Simply put, the GBDT is fitting to random fluctuations in small pockets of the input space, which should not be trusted to be robust in a practical deployment out of time. 

Inexplicable Behavior

Both the logistic regression and neural network models show a well-generalized performance scenario on in-time and out-of-time data. Deeper inspection shows that the GBDT model further produces significant undesirable behavior where the output score was distinctly non-monotonic, and trending in the wrong direction over large regions and multiple variables. This behavior is not explainable or justifiable to a human regulator or customer and is likely to be mispredictive in future situations. 

The bottom line: We can control monotonicity in logistic regression, neural networks, and generalized linear models with known technology, but not with tree ensembles. Monotonicity is a fundamental requirement for sensible models, and the lack of ability to control it in GBDT is of considerable concern.

Data Science Tropes: Cowboys and Sirens

Fig 3. Comparative model performance on training and holdout datasets: The performance of logistic regression (Log Reg) and neural network (NNET) models remain similar across the training and the hold-out datasets showing proper generalization of true fundamental drivers of the model score.

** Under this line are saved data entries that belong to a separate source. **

# Gepetto/mpc-interface

Hardware: AMD Instinct MI355X
Metric: QP assemblies/sec (P,q,G,h), biped N=16 batched (higher is better)
Workload: dtype f64; 1 GPU; C2 biped LIPM N=16 no=36 nc=76, per-instance (A,B)/given/aim, K1 on chip; batch_per_gpu=4096, global_batch=4096, streams=2

## Files before the change

include/mpcasm.h:

```cpp
#ifndef MPCASM_H
#define MPCASM_H

#include <stddef.h>
#include <stdint.h>

#ifdef __cplusplus
extern "C" {
#endif

typedef enum mpcasm_status {
  MPCASM_OK = 0,
  MPCASM_ERR_ARG = -1,
  MPCASM_ERR_PLAN = -2,
  MPCASM_ERR_HIP = -3,
  MPCASM_ERR_NODEVICE = -4,
  MPCASM_ERR_LIMIT = -5
} mpcasm_status;

typedef struct mpcasm_plan mpcasm_plan;


int mpcasm_abi_version(void);
int mpcasm_device_count(void);
int mpcasm_last_hip(void);
const char* mpcasm_status_string(int status);
enum { MPCASM_OPT_PATH = 1, MPCASM_OPT_PHASE_MASK = 2, MPCASM_OPT_RESIDENT_PER_CU = 3, MPCASM_OPT_JIT = 4,
       MPCASM_OPT_P_DIRECT = 5, MPCASM_OPT_RESIDENT_GRID = 6 };
int mpcasm_set_option(int option, int value);
int mpcasm_plan_set_option(mpcasm_plan* plan, int option, int value);
int mpcasm_resident_lds_bytes(const int32_t* h_itab, size_t n_itab, const double* h_dtab, size_t n_dtab,
                              int64_t out[2]);
int mpcasm_jit_check(const int32_t* h_itab, size_t n_itab, const double* h_dtab, size_t n_dtab,
                     char* log, size_t log_capacity);

int mpcasm_plan_prepare(const mpcasm_plan* plan, int batch);
int mpcasm_jit_stats(int64_t out[3]);

int mpcasm_fill_su(const double* d_A, const double* d_B, double* d_S, double* d_U,
                   int batch, int N, int n, int m, int ltv, void* stream);

int mpcasm_plan_create(const int32_t* h_itab, size_t n_itab,
                       const double* h_dtab, size_t n_dtab,
                       mpcasm_plan** out_plan);
int mpcasm_plan_destroy(mpcasm_plan* plan);

int mpcasm_plan_sizes(const mpcasm_plan* plan, int64_t out[8]);

int mpcasm_plan_csc_sizes(const mpcasm_plan* plan, int64_t out[2]);
// ... 99 lines not shown
```

mpc-interface_amd/csrc/capi.hip:

```cpp
#include <hip/hip_runtime.h>
#include <stdint.h>
#include <stdlib.h>
#include <string.h>

#include <algorithm>
#include <cmath>
#include <mutex>
#include <new>
#include <string>
#include <vector>

#include "jit.h"
#include "kernels.h"

using namespace mpcasm;

namespace mpcasm {
int g_p_direct = 0;
extern int g_path;
extern int g_phase_mask;
extern int g_resident_per_cu, g_resident_grid;
}

struct mpcasm_plan {
// ... 1055 lines not shown
  if (option == MPCASM_OPT_P_DIRECT) {
    if (value < 0 || value > 2) return MPCASM_ERR_ARG;
    g_p_direct = value;
    return MPCASM_OK;
  }
  if (option == MPCASM_OPT_JIT) {
    if (value < 0 || value > 2) return MPCASM_ERR_ARG;
    g_jit = value;
    return MPCASM_OK;
  }
  if (option == MPCASM_OPT_RESIDENT_PER_CU) {
    if (value < 0 || value > 16) return MPCASM_ERR_ARG;
    g_resident_per_cu = value;
    return MPCASM_OK;
  }
  if (option == MPCASM_OPT_RESIDENT_GRID) {
    if (value < 0 || value > (1 << 20)) return MPCASM_ERR_ARG;
    g_resident_grid = value;
    return MPCASM_OK;
  }
  return MPCASM_ERR_ARG;
}

int mpcasm_plan_set_option(mpcasm_plan* plan, int option, int value) {
  if (!plan) return MPCASM_ERR_ARG;
  if (option == MPCASM_OPT_PATH && value >= -1 && value <= 4) plan->opt_path = value;
  else if (option == MPCASM_OPT_JIT && value >= -1 && value <= 2) plan->opt_jit = value;
  else if (option == MPCASM_OPT_RESIDENT_PER_CU && value >= -1 && value <= 16) plan->opt_per_cu = value;
  else if (option == MPCASM_OPT_RESIDENT_GRID && value >= -1 && value <= (1 << 20)) plan->opt_grid = value;
  else return MPCASM_ERR_ARG;
// ... 102 lines not shown
  PlanDev d;
  memset(&d, 0, sizeof d);
  plan_dev_from_tables(h_itab, &d);
  if (!d.rs_ok) return MPCASM_ERR_LIMIT;
  std::vector<char> code;
  std::string text;
  const int small = resident_p_direct_for(d, 1), large = resident_p_direct_for(d, 1 << 30);
  int out = MPCASM_OK;
  if (!jit_available()) {
    text = "libhiprtc.so could not be loaded";
    out = MPCASM_ERR_LIMIT;
  } else {
    for (int form : {small, large}) {
      if (form == large && small != large && out != MPCASM_OK) break;
      d.rs_p_direct = form;
      out = jit_code_for(jit_spec_header(d, h_itab), false, 0xBF, &code, &text) ? MPCASM_OK : MPCASM_ERR_HIP;
      if (small == large) break;
    }
  }
  if (log && log_capacity) {
    strncpy(log, text.c_str(), log_capacity - 1);
    log[log_capacity - 1] = 0;
  }
  return out;
}

int mpcasm_jit_stats(int64_t out[3]) {
  if (!out) return MPCASM_ERR_ARG;
  long v[3];
  jit_stats(v);
  out[0] = v[0];
  out[1] = v[1];
  out[2] = v[2];
  return MPCASM_OK;
}

int mpcasm_plan_prepare(const mpcasm_plan* plan, int batch) {
  if (!plan || batch < 0) return MPCASM_ERR_ARG;
  int current = -1;
// ... 460 lines not shown
```

mpc-interface_amd/csrc/jit.h:

```cpp
#pragma once
#include <hip/hip_runtime.h>
#include <stdint.h>

#include <string>
#include <vector>

#include "plan_dev.h"

namespace mpcasm {

extern int g_jit;
extern int g_phase_mask;

std::string jit_spec_header(const PlanDev& d, const int32_t* h_itab);
int jit_compile(const std::string& header, std::vector<char>* code, std::string* log,
                bool stamps = false, int phases = 0xBF);
const void* jit_kernel_for(const PlanDev& d, const int32_t* h_itab, int device, int batch,
                           size_t lds_bytes);
bool jit_code_for(const std::string& header, bool stamps, int phases, std::vector<char>* code,
                  std::string* log, bool distrust_disk = false);
bool jit_available();
void jit_stats(long out[3]);
void jit_forget(const void* itab);
int jit_launch(const void* kernel, const PlanDev& p, const SrcTable& src, const double* params,
               const double* given, double* P, double* q, double* G, double* h, int batch,
               int num_cus, int per_cu_limit, int grid_limit, void* work, hipStream_t stream, hipError_t* err);

}
```

mpc-interface_amd/csrc/jit.hip:

```cpp
#include <dlfcn.h>
#include <hip/hip_runtime.h>
#include <stdint.h>
#include <stdio.h>
#include <stdlib.h>
#include <string.h>

#include <sys/stat.h>
#include <sys/types.h>
#include <unistd.h>

#include <atomic>
#include <condition_variable>
#include <iterator>
#include <map>
#include <mutex>
#include <string>
#include <vector>

#include "jit.h"
#include "kernels.h"

namespace mpcasm {

int g_jit = 0;

namespace {

#include "jit_embed.inc"

constexpr int JIT_MIN_BATCH = 512;

struct Rtc {
  typedef struct _hiprtcProgram* Program;
  int (*create)(Program*, const char*, const char*, int, const char* const*, const char* const*);
  int (*compile)(Program, int, const char* const*);
  int (*log_size)(Program, size_t*);
  int (*get_log)(Program, char*);
  int (*code_size)(Program, size_t*);
  int (*get_code)(Program, char*);
// ... 20 lines not shown
    r.get_code = reinterpret_cast<decltype(r.get_code)>(sym("hiprtcGetCode"));
    r.destroy = reinterpret_cast<decltype(r.destroy)>(sym("hiprtcDestroyProgram"));
    r.ok = r.create && r.compile && r.log_size && r.get_log && r.code_size && r.get_code && r.destroy;
  });
  return r;
}

void append(std::string& s, const char* fmt, long long v) {
  char buf[96];
  snprintf(buf, sizeof buf, fmt, v);
  s += buf;
}

}
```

But applying GBDT shows a large performance difference between the training and the hold-out datasets, thereby demonstrating non-real relationships and noise learned on the training set which do not generalize to the hold-out set.

The Lyrics of the Siren’s Song

The heuristic behind GBDT can provide a seemingly powerful model with minimal effort on the data handling part, without the need to adjust any of the multitude of knobs and levers that control the model training. This seeming ease, accompanied by the tendency of a GBDT model to easily overfit (particularly in ways that are not visible in the usual cross-validated hold out methodology implemented in software), increases the risk of a machine learning model shipwreck while sailing on the rough ocean of deployed production use.

Why do GBDT hammers seem to be behind the winning entries in Kaggle contests?  First, a contest’s test-sets are never as different as in real life out-of-time behavior. Second, the vice of GBDTs––amplifying noise––can be a virtue. The criteria to win on Kaggle are skewed to place among the very top results; when there are many nearly equivalent competitive entries, a noisy model might be sufficiently fortuitous to match the contest’s hold-out set in particular examples. To win Kaggle, it’s better to be risky and lucky than to be safe.

Don’t Be a Trope

To sum it all up with a mishmash of metaphors, don’t be a data science cowboy with an xgboost hammer who becomes mesmerized by the siren song of gradient boosting. In practical applications with impactful consequences, we need reliable, explainable models with well-defined, smooth and stable scores that generalize well on yet-unseen data, such as the aforementioned neural network model. Although there is a place for tree ensembles in data exploration and insights for feature engineering (Random Forests to GBDTs are preferred for this purpose), it is wiser to keep GBDT out of deployed models and instead rely on alternative techniques.